What people don't seem to get about both Quora and Google+ is that they are
networks not based around the people you just randomly happen to know - but
instead around the people and things that you are actually interested in.
There's a huge difference between the two.

They are interest-based social networks and are essentially pulling niche,
technical, specific forums, specific blogs, and just general chatter into one
mainstream and real time feed - away from the pseudonym driven, trolling,
harsh, fractured, and separate niche areas that we currently have in many
areas (Yes I know both Twitter/YouTube began like this - but they have slowly
become things you put on your business card/real business use and are based
upon).

Quora should not be underestimated as a SV centric bubbletastic startup -
although it often appears that way.
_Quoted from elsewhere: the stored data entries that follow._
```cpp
int expann_set_option(expann_index* h, const char* name, long value) {
	if (!h || !name)
		return EXPANN_ERR_INVALID_ARG;
	if (!std::strcmp(name, "query_tile"))
		h->opt_query_tile = value;
	else if (!std::strcmp(name, "cand_capacity"))
		h->opt_cand_capacity = value;
	else if (!std::strcmp(name, "debug"))
		h->opt_debug = value;
	else if (!std::strcmp(name, "scan_kernel"))
		h->opt_scan_kernel = value;
	else if (!std::strcmp(name, "f16x") || !std::strcmp(name, "i8x") || !std::strcmp(name, "i8w")) {
		if (value == 0)
			return h->fail(EXPANN_ERR_UNSUPPORTED, std::string(name) + " = 0: the 32 x 32 MFMA forms of rounds 1-2 were removed in round 3");
	}
	else if (!std::strcmp(name, "tail_chunks"))
		h->opt_tail_chunks = value;
	else if (!std::strcmp(name, "persist"))
		h->opt_persist = value;
	else if (!std::strcmp(name, "i8_filter"))
		h->opt_i8_filter = value < 0 ? 0 : (value > 2 ? 2 : value);
	else if (!std::strcmp(name, "spec_rank"))
		h->opt_spec_rank = value < 0 ? 0 : value;
	else if (!std::strcmp(name, "redo_bound"))
		h->opt_redo_bound = value;
	else if (!std::strcmp(name, "select_overlap"))
		h->opt_select_overlap = value;
	else if (!std::strcmp(name, "rerank_rounds"))
		h->opt_rerank_rounds = value == 1 ? 1 : 2;
	else if (!std::strcmp(name, "rerank_stats"))
		h->opt_rerank_stats = value ? 1 : 0;
	else if (!std::strcmp(name, "ip_rescale"))
		h->opt_ip_rescale = value;
	else if (!std::strcmp(name, "sample_pass"))
		h->opt_sample_pass = value;
	else if (!std::strcmp(name, "u8_exact"))
		h->opt_u8_exact = value;
	else if (!std::strcmp(name, "latency_mode"))
		h->opt_latency_mode = value;
	else if (!std::strcmp(name, "async_search"))
		h->opt_async = value;
	else if (!std::strcmp(name, "scan_chunks"))
		h->opt_scan_chunks = value;
	else if (!std::strcmp(name, "xcd_tolerance"))
// ... 14 lines not shown
```

### expann_amd/csrc/scan_gemm_f16.hpp

```cpp
#pragma once
#include "common.hpp"
#include "scan_gemm_bf16.hpp"
#include "scan_gemm_i8f.hpp"
#include "select.hpp"

namespace expann {

typedef _Float16 f16x8 __attribute__((ext_vector_type(8)));

__host__ __device__ inline float gemm_f16_filter_eps(int d) {
	return d <= 256 ? 1.125f * 0.0009765625f
	                : 0.0009765625f + (4.0f + 4.25f * (float)d + 256.0f) * 5.9604644775390625e-08f;
}

__global__ __launch_bounds__(kBlock) void convert_f16_kernel(const float* in, size_t n_values,
                                                             float scale, _Float16* out,
                                                             uint32_t* maxabs_bits) {
	uint32_t b = 0;
	for (size_t i = (size_t)blockIdx.x * kBlock + threadIdx.x; i < n_values;
	     i += (size_t)gridDim.x * kBlock) {
		const float v = in[i];
		out[i] = (_Float16)(v * scale);
		const uint32_t vb = __builtin_bit_cast(uint32_t, v) & 0x7fffffffu;
		b = vb > b ? vb : b;
// ... 389 lines not shown
	uint32_t* cand_cnt;
	const float* qscale;
	int* i8_thp;
	const float* i8_aq;
	const float* i8_wq_in;
	float* i8_wq;
	double i8_inv_2s2;
	uint32_t j;
	float* tau_s;
};
__device__ inline float sample_tau_of(const SampleTauParams& p, float qn, uint32_t ord) {
	float tau = __builtin_inff();
	if (ord != 0) {
		const float g = ordered_to_float(ord);
		if (p.ip)
			tau = 0.5f * (qn * p.eps + p.abs_coef * __builtin_sqrtf(qn)) - g * (0.5f * p.inv_mul);
		else
			tau = qn * (1.0f + p.eps) + p.abs_coef * __builtin_sqrtf(qn) - g * p.inv_mul;
		if (!(tau == tau))
			tau = __builtin_inff();
	}
	return tau;
}
__device__ inline void sample_tau_finish(const SampleTauParams& p, uint32_t qi, uint32_t ord, uint32_t ord_s) {
	const float qn = p.qnrm[qi];
	const float tau_k = sample_tau_of(p, qn, ord);
	const float tau = (p.tau_s && ord_s != ord) ? sample_tau_of(p, qn, ord_s) : tau_k;
	p.tau[qi] = (p.ip && p.qscale) ? tau_k / p.qscale[qi] : tau_k;
	if (p.tau_s)
		p.tau_s[qi] = (p.ip && p.qscale) ? tau / p.qscale[qi] : tau;
	p.tau_row[qi] = 0xFFFFFFFFu;
	p.theta[qi] = p.ip ? (2.0f * tau + qn * p.eps + p.abs_coef * __builtin_sqrtf(qn)) * p.mul
	                   : (tau - (qn * (1.0f - p.eps) - p.abs_coef * __builtin_sqrtf(qn))) * p.mul;
	if (p.i8_thp)
		i8f_thresholds(p.i8_aq[qi], p.i8_wq_in[qi], tau, p.i8_inv_2s2, &p.i8_thp[qi], &p.i8_wq[qi]);
	p.cand_cnt[qi] = 0;
}
__device__ inline void sample_tau_query_wg(const SampleTauParams& p, uint32_t qi, uint32_t* hist, uint32_t* ctl) {
	const uint32_t tid = threadIdx.x;
	const float* v = p.vals + (size_t)qi * p.n_vals;
	uint32_t ord[8];
#pragma unroll
	for (int j = 0; j < 8; ++j) {
		const uint32_t i = j * kBlock + tid;
		ord[j] = i < p.n_vals ? float_to_ordered(v[i]) : 0u;
	}
	uint32_t prefix = 0, mask = 0, krem = p.k;
	for (int pass = 3; pass >= 0; --pass) {
		const int sh = 8 * pass;
		__syncthreads();
// ... 42 lines not shown
	}
	uint32_t ord[PER];
#pragma unroll
	for (int j = 0; j < PER; ++j)
		ord[j] = (uint32_t)(keys[j] >> 32);
	const bool spec = p.tau_s != nullptr && p.j < p.k;
	uint2 kj;
	if (p.k <= 64) {
		kj = wave_kth_largest_sparse_u32<PER>(ord, p.k, scratch, lane, spec ? p.j : 0u);
	} else {
		kj.x = wave_kth_largest_u32<PER>(ord, p.k);
		kj.y = spec ? wave_kth_largest_u32<PER>(ord, p.j) : 0u;
	}
	if (lane == 0)
		sample_tau_finish(p, qi, kj.x, spec ? kj.y : kj.x);
}
template <int PER>
__global__ __launch_bounds__(kBlock) void sample_tau_kernel(SampleTauParams p) {
	__shared__ uint32_t scratch[kBlock / 64][64];
	const uint32_t qi = blockIdx.x * (kBlock / 64) + (threadIdx.x >> 6);
	if (qi >= p.m)
		return;
	sample_tau_query<PER>(p, qi, threadIdx.x & 63, scratch[threadIdx.x >> 6]);
}
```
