static int check_net_config(int num_blocks, const int* ch, int out_channels, int groups) {
  if (num_blocks < 1 || num_blocks > B200AD_MAX_BLOCKS) return set_err("num_blocks out of range");
  for (int i = 0; i < num_blocks; ++i)
    if (ch[i] % 128) return set_err("block_out_channels must be multiples of 128");
  if (out_channels > 4) return set_err("out_channels > 4 not implemented");
  if (groups < 1 || groups > 64) return set_err("norm_num_groups must be in 1..64");
  for (int i = 0; i < num_blocks; ++i)
    if (ch[i] % groups || (ch[i] / groups) % 4)
      return set_err("channels per GroupNorm group must be a multiple of 4 for every block");
  return 0;
}

static std::string S(const char* fmt, ...) {
  char buf[256];
  va_list ap;
  va_start(ap, fmt);
  vsnprintf(buf, sizeof(buf), fmt, ap);
  va_end(ap);
  return buf;
}

static int param_shape(const NetBase* h, int i, int64_t* dims) {
  const auto& s = h->params[i].shape;
  for (size_t k = 0; k < s.size(); ++k) dims[k] = s[k];
  return (int)s.size();
}
static void add_param(NetBase* h, const std::string& name, std::vector<int64_t> shape) {
  h->pidx[name] = (int)h->params.size();
  h->params.push_back({name, std::move(shape)});
}
static void p_conv(NetBase* h, const std::string& n, int cin, int cout, int k) {
  add_param(h, n + ".weight", {cout, cin, k, k});
  add_param(h, n + ".bias", {cout});
}
static void p_lin(NetBase* h, const std::string& n, int cin, int cout) {
  add_param(h, n + ".weight", {cout, cin});
  add_param(h, n + ".bias", {cout});
}
static void p_gn(NetBase* h, const std::string& n, int c) {
  add_param(h, n + ".weight", {c});
  add_param(h, n + ".bias", {c});
}
static void p_resnet(NetBase* h, const std::string& n, int cin, int cout, int temb) {
  p_gn(h, n + ".norm1", cin);
  p_conv(h, n + ".conv1", cin, cout, 3);
  if (temb) p_lin(h, n + ".time_emb_proj", temb, cout);
  p_gn(h, n + ".norm2", cout);
  p_conv(h, n + ".conv2", cout, cout, 3);
  if (cin != cout) p_conv(h, n + ".conv_shortcut", cin, cout, 1);
}
static void p_attn(NetBase* h, const std::string& n, int c) {
  p_gn(h, n + ".group_norm", c);
  p_lin(h, n + ".to_q", c, c);
  p_lin(h, n + ".to_k", c, c);
  p_lin(h, n + ".to_v", c, c);
  p_lin(h, n + ".to_out.0", c, c);
}
static void p_transformer(NetBase* h, const std::string& n, int c, int X) {
  p_gn(h, n + ".norm", c);
  p_conv(h, n + ".proj_in", c, c, 1);
  const std::string b = n + ".transformer_blocks.0";
  p_gn(h, b + ".norm1", c);
  add_param(h, b + ".attn1.to_q.weight", {c, c});
  add_param(h, b + ".attn1.to_k.weight", {c, c});
  add_param(h, b + ".attn1.to_v.weight", {c, c});
  p_lin(h, b + ".attn1.to_out.0", c, c);
  p_gn(h, b + ".norm2", c);
  add_param(h, b + ".attn2.to_q.weight", {c, c});
  add_param(h, b + ".attn2.to_k.weight", {c, X});
  add_param(h, b + ".attn2.to_v.weight", {c, X});
  p_lin(h, b + ".attn2.to_out.0", c, c);
  p_gn(h, b + ".norm3", c);
  p_lin(h, b + ".ff.net.0.proj", c, 8 * c);
  p_lin(h, b + ".ff.net.2", 4 * c, c);
  p_conv(h, n + ".proj_out", c, c, 1);
}
static void p_block(NetBase* h, const Block& k) {
  const std::string& n = k.name;
  switch (k.kind) {
    case BK_UNET_HEAD:
      p_conv(h, n + "conv_in", k.cin, k.cout, 3);
      p_lin(h, "time_embedding.linear_1", k.cout, k.temb);
      p_lin(h, "time_embedding.linear_2", k.temb, k.temb);
      break;
    case BK_CONV_IN: p_conv(h, n + "conv_in", k.cin, k.cout, 3); break;
    case BK_LATENT_IN:
      p_conv(h, "post_quant_conv", k.cin, k.cin, 1);
      p_conv(h, n + "conv_in", k.cin, k.cout, 3);
      break;
    case BK_RESNET: p_resnet(h, n, k.cin + k.cskip, k.cout, k.temb); break;
    case BK_ATTN: p_attn(h, n, k.cout); break;
    case BK_TRANSFORMER: p_transformer(h, n, k.cout, k.cross); break;
    case BK_DOWN: case BK_DOWN_ASYM: case BK_UP: p_conv(h, n, k.cout, k.cout, 3); break;
    case BK_CONV_OUT:
      p_gn(h, n + "conv_norm_out", k.cin);
      p_conv(h, n + "conv_out", k.cin, k.cout, 3);
      break;
    case BK_LATENT_OUT:
      p_gn(h, n + "conv_norm_out", k.cin);
      p_conv(h, n + "conv_out", k.cin, k.cout, 3);
      p_conv(h, "quant_conv", k.cout, k.cout, 1);
      break;
  }
}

But then again, so did Facebook, Twitter,
Blogger, and even YouTube.

Quora is where you go to hang out with people who actually share your
interests (and not just a zip code), talk about the things that you really
care about (not about who was the most drunk on the weekend) and just
generally talk shop about the world, with the added benefit of a centralized
repository where content bubbles up everyday (kind of like YouTube's
subscriptions feature). No more refreshing pages :D.

Quora is like the Hacker News for everything else that doesn't already have
its own Hacker News with really, really, freaking good UI, addictive game
mechanics and really good content filtering.

Quora should not be underestimated. And neither should Google+.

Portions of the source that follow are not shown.